What does this article cover?

How to evaluate agents with simulated user journeys that test tool use, recovery, safety and end-to-end task success.

Teams shipping agentic workflows who need repeatable end-to-end testing beyond single-turn prompt evaluations.

Simulated Users for Agent Evaluation: Journeys, Adversarial Prompts and Tool Outcomes

Single-turn prompt evaluations are useful, but agents fail in sequences. They fail after a tool error, after a permission block, after an ambiguous user message, or after a long multi-step plan. Simulated users are a way to test agents end-to-end with repeatable journeys.

Define journeys as task scripts

A journey is a script of user messages and expected outcomes. Start with real workflows:

Account setup, ticket triage, report generation, or knowledge lookup.
Include constraints: tenant context, permissions, and policies.
Define success criteria at the task boundary, not just "the model responded".

This connects directly to operational reliability metrics (see agent reliability metrics).

Include tool outcomes as first-class assertions

For agentic systems, output text is not the only outcome. Assert on:

Tool calls. Which tools were used and with what arguments.
State changes. Did the intended change occur (and only the intended change)?
Side effects. No unintended writes, no duplicated actions, no fan-out loops.

These assertions require strong tool contracts and validation (see tool contracts and structured validation).

Add adversarial and "messy user" variants

Real users do not follow scripts. Add variations:

Ambiguous inputs that should trigger clarification.
Conflicting requirements that should trigger a safe plan and a question.
Adversarial instructions that try to bypass policy or tool approvals (see red teaming).

This is where many failures appear: the agent becomes overly confident or starts calling tools too early.

Score journeys with a small rubric

Not every journey can be evaluated with exact matching. Use a rubric that covers:

Task success. Was the user goal achieved?
Policy compliance. Did the agent refuse, abstain, or ask for approval appropriately?
Efficiency. Was the number of steps and cost reasonable?

Rubrics keep human scoring consistent (see evaluation rubrics).

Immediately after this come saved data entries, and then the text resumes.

struct CuShares { uint32_t lean, band, crit, rest, rest_need; double t_goal, fl, fb; };
static CuShares cu_shares(uint32_t cus, double lean_cost, uint32_t nlean, double band_cost, uint32_t nbands, double rest_cost, uint32_t nrest, uint32_t ncrit, double rsweep) {
    CuShares r = {0u, 0u, 0u, 0u, 0u, 0.0, 1.0, 1.0};
    cus = std::max(1u, cus);
    const uint32_t queues = (nlean != 0) + (nbands != 0) + (nrest != 0);
    if (ncrit != 0 && cus > queues) r.crit = std::min(std::min(ncrit, cus / 2u), cus - queues);
    const uint32_t cap = std::max(1u, cus - r.crit);
    const double sum = (nlean ? lean_cost : 0.0) + (nbands ? band_cost : 0.0) + (nrest ? rest_cost : 0.0);
    const double t_par = std::max(1e-3, sum / cap);
    r.t_goal = std::max(std::max(rsweep, t_par), 1e-3);
    const double w = std::min(1.0, std::max(0.0, (rsweep / t_par - 1.0) / 0.5));
    r.fl = 1.0 - 0.4 * w; r.fb = 1.0 - 0.25 * w;
    auto need = [](double cost, double t, uint32_t most) { return (uint32_t)std::min<double>(most, std::max(1.0, std::ceil(cost / t))); };
    const uint32_t band_most = (nbands + PGM_WAVES - 1) / PGM_WAVES;
    uint32_t lean = nlean ? need(lean_cost, r.fl * r.t_goal, nlean) : 0u, band = nbands ? need(band_cost, r.fb * r.t_goal, band_most) : 0u;
    uint32_t rest = nrest ? need(rest_cost, r.t_goal, nrest) : 0u;
    if (lean + band + rest > cap) {
        const double scale = (double)cap / (double)(lean + band + rest);
        auto cut = [&](uint32_t v) { return v ? std::max(1u, (uint32_t)std::floor(v * scale)) : 0u; };
        lean = cut(lean); band = cut(band); rest = cut(rest);
        while (lean + band + rest > cap) {
            uint32_t *big = &rest; if (band > *big) big = &band; if (lean > *big) big = &lean;
            if (*big <= 1u) break;
            --*big;
        }
    }
    r.rest_need = rest;
    const uint32_t left = cap > lean + band + rest ? cap - lean - band - rest : 0u;
    if (nrest) rest = std::min(nrest, rest + left);
    else if (nbands) band = std::min(band_most, band + left);
    else if (nlean) lean = std::min(nlean, lean + left);
// ... 15 lines not shown
    hipError_t e;
    for (uint32_t i = 0; i < b->njobs; ++i) ((PgmJob::Result *)(b->h_out + b->res_off[i]))->status = PGM_STATUS_PENDING;
    if (timed && (e = hipEventRecord(b->ev[0], s)) != hipSuccess) return e;
    if (b->maxdim <= 4) {
        const size_t prep_lds = ((size_t)b->maxdim * b->maxdim + b->maxdim + 256 * ((size_t)b->maxdim + 1)) * sizeof(float);
        hipLaunchKernelGGL((pgm_prep_kernel<4, 256>), dim3(b->njobs, 2, (b->maxn + 255) / 256), dim3(256), prep_lds, s, b->d_jobs, b->d_sync, (uint32_t)b->sync_ints);
    } else if (b->maxdim <= 20) {
        const size_t prep_lds = ((size_t)b->maxdim * b->maxdim + b->maxdim + 256 * ((size_t)b->maxdim + 1)) * sizeof(float);
        hipLaunchKernelGGL((pgm_prep_kernel<20, 256>), dim3(b->njobs, 2, (b->maxn + 255) / 256), dim3(256), prep_lds, s, b->d_jobs, b->d_sync, (uint32_t)b->sync_ints);
    } else {
        const size_t prep_lds = ((size_t)b->maxdim * b->maxdim + b->maxdim + 64 * ((size_t)b->maxdim + 1)) * sizeof(float);
        hipLaunchKernelGGL((pgm_prep_kernel<64, 64>), dim3(b->njobs, 2, (b->maxn + 63) / 64), dim3(64), prep_lds, s, b->d_jobs, b->d_sync, (uint32_t)b->sync_ints);
    }
    if ((e = hipGetLastError()) != hipSuccess) return e;
    if (timed && (e = hipEventRecord(b->ev[1], s)) != hipSuccess) return e;
    const dim3 eg((b->maxnblk + PGM_EM_TB - 1) / PGM_EM_TB, (b->maxnb + 3) / 4, b->njobs);
    if (b->maxdim <= 4) hipLaunchKernelGGL((pgm_emission_skew_kernel<4, 1>), eg, dim3(4 * PGM_ROWS), 0, s, b->d_jobs);
    else if (b->maxdim <= 20) hipLaunchKernelGGL((pgm_emission_skew_kernel<20, 1>), eg, dim3(4 * PGM_ROWS), 0, s, b->d_jobs);
    else hipLaunchKernelGGL((pgm_emission_skew_kernel<64, 1>), eg, dim3(4 * PGM_ROWS), 0, s, b->d_jobs);
    if ((e = hipGetLastError()) != hipSuccess) return e;
    if (timed && (e = hipEventRecord(b->ev[2], s)) != hipSuccess) return e;
    const uint32_t spin_limit = b->test_spin_limit ? b->test_spin_limit : PGM_SPIN_LIMIT, stall_job = b->test_stall_job, stall_band = b->test_stall_band;
    const bool fork = b->nlean != 0;
    const bool bandk = b->nbands != 0;
    const bool tbk = (b->nitems != 0 || bandk) && (b->ntb + b->ntb_c + b->ntb_b) != 0;
    const bool critk = b->ncrit != 0;
    if ((fork || bandk || critk) && (e = hipEventRecord(b->ev_fork, s)) != hipSuccess) return e;
    if (critk && (e = hipStreamWaitEvent(ctx->stream4, b->ev_fork, 0)) != hipSuccess) return e;
    if (fork && (e = hipStreamWaitEvent(ctx->stream2, b->ev_fork, 0)) != hipSuccess) return e;
    if (bandk && (e = hipStreamWaitEvent(ctx->stream3, b->ev_fork, 0)) != hipSuccess) return e;
    const uint32_t nrest = b->nitems - b->ncrit;
    hipStream_t sc = critk ? s : ctx->stream4, sr = critk ? ctx->stream4 : s;
    auto sweep = [&](hipStream_t st, uint32_t workers, const PgmItem *list, uint32_t n, bool c3, uint32_t ticket_off) {
        if (c3) hipLaunchKernelGGL(pgm_crit_kernel, dim3(workers), dim3(64 * PGM_C3_WAVES), 0, st, b->d_jobs, list, n, b->d_sync, spin_limit, stall_job, stall_band, ticket_off);
        else hipLaunchKernelGGL(pgm_fill_kernel, dim3(workers), dim3(64 * PGM_WAVES), 0, st, b->d_jobs, list, n, b->d_sync, spin_limit, stall_job, stall_band, ticket_off);
    };
    auto tracebacks = [&](hipStream_t st, uint32_t workers, uint32_t first, uint32_t n, uint32_t lq_off, uint32_t sybase) {
        hipLaunchKernelGGL(pgm_tb_kernel, dim3(workers), dim3(64 * PGM_WAVES), 0, st, b->d_jobs, b->d_tblist + first, n, b->d_sync, b->test_spin_limit, lq_off, sybase, 1u);
    };
    if (critk) sweep(sc, b->ncrit_workers, b->d_items, b->ncrit, b->crit_c3, (uint32_t)PGM_SY_CRIT_TICKET);
    if (nrest != 0) sweep(sr, b->nworkers, b->d_items + b->ncrit, nrest, b->rest_c3, 1u);
    if ((e = hipGetLastError()) != hipSuccess) return e;
    if (fork) {
        hipLaunchKernelGGL((pgm_lean_kernel<2>), dim3(b->nlean_workers), dim3(64 * PGM_WAVES), 0, ctx->stream2, b->d_jobs, b->d_lean, b->nlean, b->d_sync, spin_limit);
        if ((e = hipGetLastError()) != hipSuccess) return e;
    }
    const uint32_t njp = (b->njobs + 3u) / 4u * 4u;
    if (bandk) {
        hipLaunchKernelGGL(pgm_band_kernel, dim3(b->nband_workers), dim3(64 * PGM_WAVES), 0, ctx->stream3, b->d_jobs, b->d_bands, b->nbands_narrow, b->nbands, b->nband_workers - b->nwide_workers, b->d_sync, spin_limit, stall_job, stall_band);
        if ((e = hipGetLastError()) != hipSuccess) return e;
        if (tbk && b->ntb_b) tracebacks(ctx->stream3, b->ntb_b_workers, b->ntb + b->ntb_c, b->ntb_b, b->lq_off + njp, 8u);
        if ((e = hipGetLastError()) != hipSuccess) return e;
        if ((e = hipEventRecord(b->ev_join_b, ctx->stream3)) != hipSuccess) return e;
    }
    if (critk) {
        if (tbk && b->ntb_c) tracebacks(sc, b->ncrit_workers, b->ntb, b->ntb_c, b->lq_off + 2 * njp, 16u);
        if ((e = hipGetLastError()) != hipSuccess) return e;
    }
    if (tbk && b->ntb) {
        tracebacks(sr, b->ntb_workers, 0u, b->ntb, b->lq_off, 0u);
        if ((e = hipGetLastError()) != hipSuccess) return e;
// ... 2 lines not shown
    if (bandk && (e = hipStreamWaitEvent(s, b->ev_join_b, 0)) != hipSuccess) return e;
    if (critk && (e = hipStreamWaitEvent(s, b->ev_join_c, 0)) != hipSuccess) return e;
    if (fork && ((e = hipEventRecord(b->ev_join, ctx->stream2)) != hipSuccess || (e = hipStreamWaitEvent(s, b->ev_join, 0)) != hipSuccess)) return e;
    if (timed && (e = hipEventRecord(b->ev[3], s)) != hipSuccess) return e;
    if (timed && (e = hipEventRecord(b->ev[4], s)) != hipSuccess) return e;
    return hipSuccess;
}
}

Build a regression suite and run it on every change

Journeys become powerful when they are repeatable. Add them to your change process:

Run on prompt changes, tool changes, and routing changes.
Store results with version metadata (prompt/tool versions).
Gate high-risk releases on passing journeys (see prompt registries).

This is the agent version of a RAG benchmark harness (see RAG benchmarks).

Simulated users are not about replacing real user testing. They are about making your most important journeys deterministic so you can ship changes with confidence.